The mortgage rates outlook shifted noticeably this week as inflation concerns, rising oil prices, and a major transition at the Federal Reserve combined to create renewed volatility across financial markets.


Mortgage rates climbed to some of the highest levels seen in nearly six weeks after both Consumer Price Index (CPI) and Producer Price Index (PPI) reports came in hotter than expected, signaling inflation may remain more persistent than markets had hoped. At the same time, oil prices continued hovering near the $100 level amid ongoing geopolitical tensions, adding further pressure to both inflation expectations and bond markets.


Investors were also closely watching the official transition to a Kevin Warsh-led Federal Reserve. While some initially viewed Warsh as potentially more market-friendly, early commentary suggests inflation remains the Fed’s primary concern, even if that means keeping rates elevated longer than many expected.

Businessperson in a blue suit uses a smartphone. Overlay of rising stock chart and industrial refinery background, suggesting economic growth.

A Look Into the Markets


Mortgage rates moved higher this week, climbing to the worst levels seen in nearly six weeks. Let’s discuss what happened and what the nomination of Kevin Warsh as the next Federal Reserve Chair could mean for rates going forward.


Kevin Warsh Takes Over


Warsh officially takes the reins as new Federal Reserve Chairman this week. While markets initially viewed Warsh as potentially more market-friendly than Powell, his early commentary suggests inflation remains public enemy number one.
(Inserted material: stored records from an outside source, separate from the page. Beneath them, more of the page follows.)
@@ -159,7 +201,7 @@
   forward_range<E, Cfg, Pol, 0, Cfg::PHASES>(x, tau, tw, ar, lds, true, tau);
 }
 
-template <typename E, typename Cfg, typename Pol, bool KARG = false, bool BC = false, typename F>
+template <typename E, typename Cfg, typename Pol, bool KARG = false, bool BC = false, int XBAR = XBAR_ALL, int RG = -1, typename F>
 __device__ __forceinline__ void inverse_all(E (&x)[Cfg::R], u32 tau, const TwRefs<E>& tw_in, const Arith<E>& ar_in, E* lds,
                                             F&& after_first) {
   typename TwOf<E>::type vec[Cfg::R];
@@ -167,6 +209,7 @@
     constexpr int p = Cfg::PHASES - 1 - decltype(i_)::value;
     constexpr bool FULL = Cfg::stage_end(p) - Cfg::stage_begin(p) == Cfg::LPT;
     TN_MARK("inv_phase");
+    TN_RGN_BEGIN(TN_RGN(RG, 4 * p));
     TwRefs<E> tw = tw_in;
     if constexpr (KARG) tw.zero = opaque_zero();
     if constexpr (TN_VEC_PREFETCH && Cfg::tw_src(p) == Cfg::TW_VEC && FULL && p < Cfg::PHASES - 1) tw.mid = vec;
@@ -181,15 +224,20 @@
         sched_fence();
       }
     }
+    TN_RGN_END(TN_RGN(RG, 4 * p));
     if constexpr (p == Cfg::PHASES - 1) { sched_fence(); after_first(); sched_fence(); }
-    if constexpr (p > 0) exchange<E, Cfg, p - 1, p, p - 1>(x, tau, lds);
+    if constexpr (p > 0) {
+      TN_RGN_BEGIN(TN_RGN(RG, 4 * p - 3));
+      exchange<E, Cfg, p - 1, p, p - 1, XBAR, TN_RGN(RG, 4 * p - 2)>(x, tau, lds);
+      TN_RGN_END(TN_RGN(RG, 4 * p - 3));
+    }
   });
 }
 
 template <typename E> struct alignas(2 * sizeof(E)) PairOf { E lo, hi; };
 
 #ifdef TN_FUSED_STAMPS
-__device__ unsigned long long tn_fused_stamps[4 * 4096];
+__device__ unsigned long long tn_fused_stamps[(4 + 64) * 4096];
 #endif
 
 template <typename E, typename Cfg>
@@ -252,6 +300,11 @@
   E xa[Cfg::R], xb[Cfg::R];
 #ifdef TN_FUSED_STAMPS
   const unsigned long long st_t0 = __builtin_amdgcn_s_memtime(), st_r0 = __builtin_amdgcn_s_memrealtime();
+  if (tau < RGN_COUNT) rgn_acc()[tau] = 0;
+  __syncthreads();
+  constexpr int RGA = RGN_A, RGB = RGN_B, RGI = RGN_INV;
+#else
+  constexpr int RGA = -1, RGB = -1, RGI = -1;
 #endif
   u32 row = blockIdx.x * chunk;
   u32 taken = 1;
@@ -268,6 +321,8 @@
 #pragma unroll
   for (int r = 0; r < Cfg::R; ++r) xa[r] = 0;
   while (row < batch) {
+    TN_RGN_BEGIN(RGN_ROW);
+    TN_RGN_BEGIN(RGN_LOOP_TOP);
     const u32 zero = opaque_zero();
     const u32 tl = opaque_copy(tau);
     const bool in_chunk = taken != chunk;
@@ -288,6 +343,7 @@
     sched_fence();
 #pragma unroll
     for (int r = 0; r < Cfg::R; ++r) xa[r] = xn[r];
+    TN_RGN_END(RGN_LOOP_TOP);
     constexpr bool KARG = TN_KARG_ARITH != 0;
     constexpr bool SHARE = TN_SHARE_LAST_TW && Cfg::PHASES >= 2;
     constexpr int PM = Cfg::PHASES >= 3 ? Cfg::PHASES - 2 : 0;
@@ -295,21 +351,32 @@
                             Cfg::stage_end(PM) - Cfg::stage_begin(PM) == Cfg::LPT;
     const TwRefs<E> twf = {tab_fwd, lds_fwd, prf, nullptr, zero};
     static_assert(!BC || SHARE2, "base case: built for the shared-twiddle schedule only");
-    if constexpr (SHARE2) forward_range<E, Cfg, Pol, 0, PM, KARG, Cfg::LOGN, BC>(xa, tau, twf, ar, lds, false, tl);
+    constexpr int LEAN = BC && fused_lean_barriers<Cfg>() ? TN_LEAN_BARRIERS : 0;
+    static_assert(!BC || LEAN == TN_LEAN_BARRIERS, "base case: the lean barrier placement needs transpose 0's phase-1 side wave-own");
+    constexpr int XA = fused_xbar_a(LEAN), XF = fused_xbar_fwd(LEAN), XI = fused_xbar_inv(LEAN);
+    if constexpr (SHARE2) forward_range<E, Cfg, Pol, 0, PM, KARG, Cfg::LOGN, BC, XA, RGA>(xa, tau, twf, ar, lds, false, tl);
     else if constexpr (SHARE) forward_range<E, Cfg, Pol, 0, Cfg::PHASES - 1, KARG>(xa, tau, twf, ar, lds, false, tl);
     else forward_all<E, Cfg, Pol>(xa, tau, tab_fwd, lds_fwd, ar, lds, zero);
-    __syncthreads();
-    const u32 next = wave_uniform(*lds_next);
+    u32 next = 0;
+    if constexpr (!(LEAN & LEAN_NO_MID)) {
+      TN_RGN_BEGIN(RGN_MID);
+      __syncthreads();
+      next = wave_uniform(*lds_next);
+      TN_RGN_END(RGN_MID);
+    }
+    TN_RGN_BEGIN(RGN_B_LOAD);
     load_reduce<E, Cfg, Pol>(xb, ar);
+    TN_RGN_END(RGN_B_LOAD);
     if constexpr (SHARE2) {
-      forward_range<E, Cfg, Pol, 0, PM, KARG, Cfg::LOGN, BC>(xb, tau, twf, ar, lds, false, tl);
+      forward_range<E, Cfg, Pol, 0, PM, KARG, Cfg::LOGN, BC, XF, RGB>(xb, tau, twf, ar, lds, false, tl);
+      if constexpr (LEAN & LEAN_NO_MID) next = wave_uniform(*lds_next);
       Tw mid[Cfg::R];
       tw_fetch_mid<E, Cfg, PM>(mid, tau, lds_fwd);
       const TwRefs<E> twm = {tab_fwd, lds_fwd, prf, mid, zero};
-      forward_range<E, Cfg, Pol, PM, PM + 1, KARG, Cfg::LOGN, BC>(xa, tau, twm, ar, lds, false, tl);
-      forward_range<E, Cfg, Pol, PM, PM + 1, KARG, PRE_END, BC>(xb, tau, twm, ar, lds, true, tl);
-      forward_range<E, Cfg, Pol, PM + 1, Cfg::PHASES, KARG, Cfg::LOGN, BC>(xb, tau, twf, ar, lds, false, tl);
-      forward_range<E, Cfg, Pol, PM + 1, Cfg::PHASES, KARG, Cfg::LOGN, BC>(xa, tau, twf, ar, lds, false, tl);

One key difference under a Warsh-led Fed may be a stronger desire to shrink the Federal Reserve’s balance sheet more aggressively as part of the effort to fully extinguish inflation pressures still lingering in the economy. At some point, Warsh has indicated he would like to lower interest rates so “a broader range of people would benefit,” but only after inflation is convincingly back under control. And right now, inflation does not appear fully under control.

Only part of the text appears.